Not fair take, cpuz and hwmonitor are often used on new installations of PCs (or at least for me) to verify hw specs and stuff. Or when I need to do some upgrade work for a desktop computer.
I just go to the trusted site, download what's there and get going. This is not an npm package that a dev is updating on day 0 of its release for being a "human shield", it's literally the first version which comes up when DLing the new software.
Seems like the kind of thing to just have on a bootable thumb drive, to inspect any machine without requiring installation on the fly.
In fact, I think I used to use memtest86+ this way as it is a baked in boot option on Fedora bootable ISO images. (Or at least was in the past, I haven't checked this recently.)
CPU-Z gets updated to recognise new CPUs and memory configs and thus must be downloaded new to recognise the new hardware in a new machine (otherwise it can’t recognise it properly). With Memtest sure but CPU-Z is something you actually need the latest version of when you first fire up a new PC.
OK, so a bootable thumb drive rather than a read-only ISO image?
I mean, it should be possible to give it an update function which you can run from any utility host, rather than requiring a live install at the moment you want to test a new machine.
That update function could do normal package management and repository things with digital signature checks, etc.
And it could be done ahead of time to support sneaker-net scenarios, i.e. where you won't have networking on the new machine that is being burned-in/validated.

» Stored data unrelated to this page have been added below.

# Stalfoes/dqn_mgsc_zoo

Measured on AMD Instinct MI355X. Metric: learner grad-steps/sec at batch=32, 84×84×4 uint8, 1/2/4/8 MI355X, higher is better.
Workload: dtype f32

## Files before the change

dqn_mgsc_zoo_amd/_native.py:

```python

import ctypes
import glob
import hashlib
import os
import threading

_HERE = os.path.dirname(os.path.abspath(__file__))
LIB_PATH = os.environ.get('DQZ_LIB') or os.path.join(_HERE, 'libdqz.so')
HEADER_PATH = os.path.join(os.path.dirname(_HERE), 'include', 'dqz.h')

DQZ_OK = 0
ALGO_DQN = 0
ALGO_DOUBLE = 1
ALGO_PER = 2
NUM_LEAVES = 10
NUM_PHASES = 10
PHASE_NAMES = (
    'conv1_fwd', 'conv2_fwd', 'conv3_fwd', 'fc1_fwd', 'head', 'fc1_dx',
    'conv3_dx+conv2_dx+fc1_dw+conv3_dw+conv2_dw+conv1_dw', 'unused7',
    'unused8', 'update')
FRAME_H = 84
FRAME_W = 84
STACK = 4
FRAME_BYTES = FRAME_H * FRAME_W
# ... 209 lines not shown
        _int, [ctypes.POINTER(DqzLearnerConfig), _int, _vp,
               ctypes.POINTER(_vp)]),
    'dqz_c51_destroy': (_int, [_vp]),
    'dqz_c51_learner': (_int, [_vp, ctypes.POINTER(_vp)]),
    'dqz_c51_step': (
        _int,
        [_vp, ctypes.POINTER(DqzParams), ctypes.POINTER(DqzStore), _vp, _vp,
         _vp, _vp]),
    'dqz_c51_grad': (
        _int,
        [_vp, ctypes.POINTER(DqzParams), ctypes.POINTER(DqzStore), _vp, _vp,
         _vp]),
    'dqz_c51_outputs': (_int, [_vp, _vp, _vp, _vp, _vp, _vp, _vp]),
    'dqz_c51_debug': (_int, [_vp, _vp, _vp, _vp]),
    'dqz_c51_profile': (
        _int,
        [_vp, ctypes.POINTER(DqzParams), ctypes.POINTER(DqzStore), _vp, _vp,
         _int, ctypes.POINTER(ctypes.c_float), _vp]),
    'dqz_c51_forward': (_int, [_vp, _vp, _vp, _int, _vp, _vp]),
    'dqz_c51_forward_slots': (
        _int, [_vp, _vp, ctypes.POINTER(DqzStore), _vp, _int, _int, _vp, _vp]),
    'dqz_c51_act': (
        _int, [_vp, _vp, _vp, _int, ctypes.c_double, ctypes.c_uint64,
               ctypes.c_uint64, _vp, _vp]),
    'dqz_c51_debug_check': (_int, [_int, ctypes.c_uint]),
    'dqz_learner_grad': (
        _int,
        [_vp, ctypes.POINTER(DqzParams), ctypes.POINTER(DqzStore), _vp, _vp,
         _vp, _vp],
    ),
    'dqz_learner_outputs': (_int, [_vp, _vp, _vp, _vp, _vp]),
    'dqz_learner_sync_status': (_int, [_vp, _vp]),
    'dqz_learner_debug_stall': (_int, [_vp, _int, ctypes.c_uint]),
    'dqz_learner_debug_activations': (_int, [_vp, _int] + [_vp] * 10),
    'dqz_per_write_back': (_int, [_vp, _vp, _i64, _vp, ctypes.c_double, _vp, _vp]),
    'dqz_learner_profile': (
        _int,
        [_vp, ctypes.POINTER(DqzParams), ctypes.POINTER(DqzStore), _vp, _vp,
         _int, ctypes.POINTER(ctypes.c_float), _vp],
    ),
    'dqz_forward': (_int, [_vp, _vp, _vp, _int, _vp, _vp]),
    'dqz_forward_slots': (
        _int, [_vp, _vp, ctypes.POINTER(DqzStore), _vp, _int, _int, _vp, _vp]),
    'dqz_act': (
        _int, [_vp, _vp, _vp, _int, ctypes.c_double, ctypes.c_uint64,
               ctypes.c_uint64, _vp, _vp]),
    'dqz_store_put': (
        _int, [ctypes.POINTER(DqzStore), ctypes.POINTER(DqzTransitionPut), _vp,
               _vp]),
    'dqz_store_jumble': (
        _int, [ctypes.POINTER(DqzStore), ctypes.POINTER(DqzJumble), _vp]),
    'dqz_logits_census': (_int, [_vp, _vp, _vp, _i64, _i64, _vp, _vp]),
    'dqz_frame_plan_create': (_int, [_int, _int, _int, _int, ctypes.POINTER(_vp)]),
    'dqz_frame_plan_destroy': (_int, [_vp]),
    'dqz_atari_frame': (_int, [_vp, _vp, _int, _vp, _vp]),
    'dqz_sample_uniform': (
        _int, [_i64, _i64, _i64, _int, ctypes.c_uint64, _vp, _vp, _vp]),
    'dqz_gather_stacks': (
        _int, [ctypes.POINTER(DqzStore), _vp, _int, _int, _vp, _vp]),
    'dqz_target_copy': (_int, [_vp, _vp, _i64, _vp]),
    'dqz_logit_buffer_create': (_int, [_i64, _int, ctypes.POINTER(_vp)]),
    'dqz_logit_buffer_destroy': (_int, [_vp]),
    'dqz_logits_add': (_int, [_vp, _vp, _i64, _i64, _i64, _vp, _vp]),
    'dqz_logits_sample': (_int, [_vp, _vp, _vp, _int, _vp, _vp]),
    'dqz_logits_sample_slots': (
        _int, [_vp, _vp, ctypes.c_uint64, _vp, _vp, _int, _vp, _vp, _vp]),
# ... 130 lines not shown
```

dqn_mgsc_zoo_amd/csrc/bwd.hpp:

```cpp
#pragma once
#include "common.hpp"
#include "conv1.hpp"
#include "fwd.hpp"
#include "head.hpp"
#include "sampling.hpp"

namespace dqz {
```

Is there a tool out there that you can put software releases into and it will tell you how safe it is? I don't seem to be able to buy anything to do this. Crowdstrike and other modern antivirus may react to it once it's on a device, SAST / SCA tooling will help with CVEs, but there's nothing I can give my users where they can put in some piece of random software and get a reputation metric out the other side, is there?
> put in some piece of random software and get a reputation metric out the other side
Well, the enterprise version of ms defender will not only react to it if it does something "weird", but will specifically look at its "reputation" before it runs at all.
However, as another commenter pointed out, this generates a ton of false positives. Basically everything that's "brand new" is liable to trigger it. Think your freshly compiled hellow_world.exe. So, all in all, people may no longer pay attention to it and just click through all warnings.
I run software downloads through VirusTotal before installing or using. And I scan all releases I make on PortableApps.com through it as well. (Except those that are bigger than the max size in which case those get scanned with Defender, ClamAV, and at least one commercial Windows antivirus.)
Not exactly for software (although there is such section) but I use end of life [0] website. Besides time when certain software will be outdated it also tells you their release time.
I’m not one to chase the new and shiny, but how do you know a nominally months-old software package isn’t a newly compromised version at the time you download it?
I don't know about other managers, but nixpkgs has hashes of the package I'm installing, and is a git repo, so I can easily detect a history rewrite, and I have the full history of package changes over time. Since it's a git repo, I can also easily install things as of a given time.
You probably know this, but a note for the benefit of people who don’t. The entire git history, including metadata, can be modified. Unless you have an independent offline remote to compare to, this method is not 100% guaranteed to detect tampering in all cases, for example if the nixpkgs repo is compromised (or your machines’ connection to your git forge is being MITM’d)
Windows has this thing called digital signing with certificates that Linux users like to pretend doesn't exist or in the case of yesterday's Wireguard / VeraCrypt discussion, think it's an evil capitalist scheme to control the world.
Digital signing on Windows predates Mac developer certificates by years but arguably wasn't widely used outside of security-paranoid organizations.
Before someone says Linux offers GPG signing it's mostly useless without a central PKI. Developers offer the public key for download on the same server as the software. If someone uploaded compromised software, surely they would replace the key with their own.
I hope you don't think that waiting a month will protect you. Malicious software can wait to be triggered months or years before anything malicious happens.
It helps. If I were a malware/backdoor author, I have the choice to make it lie idle for a couple months; this would help me get more victims, BUT it gives more time for someone to notice it BEFORE I get any victims at all.
Whereas if it is active immediately, I'm likely to get at least a few victims.
I just go to the trusted site, download what's there and get going. This is not an npm package that a dev is updating on day 0 of its release for being a "human shield", it's literally the first version which comes up when DLing the new software.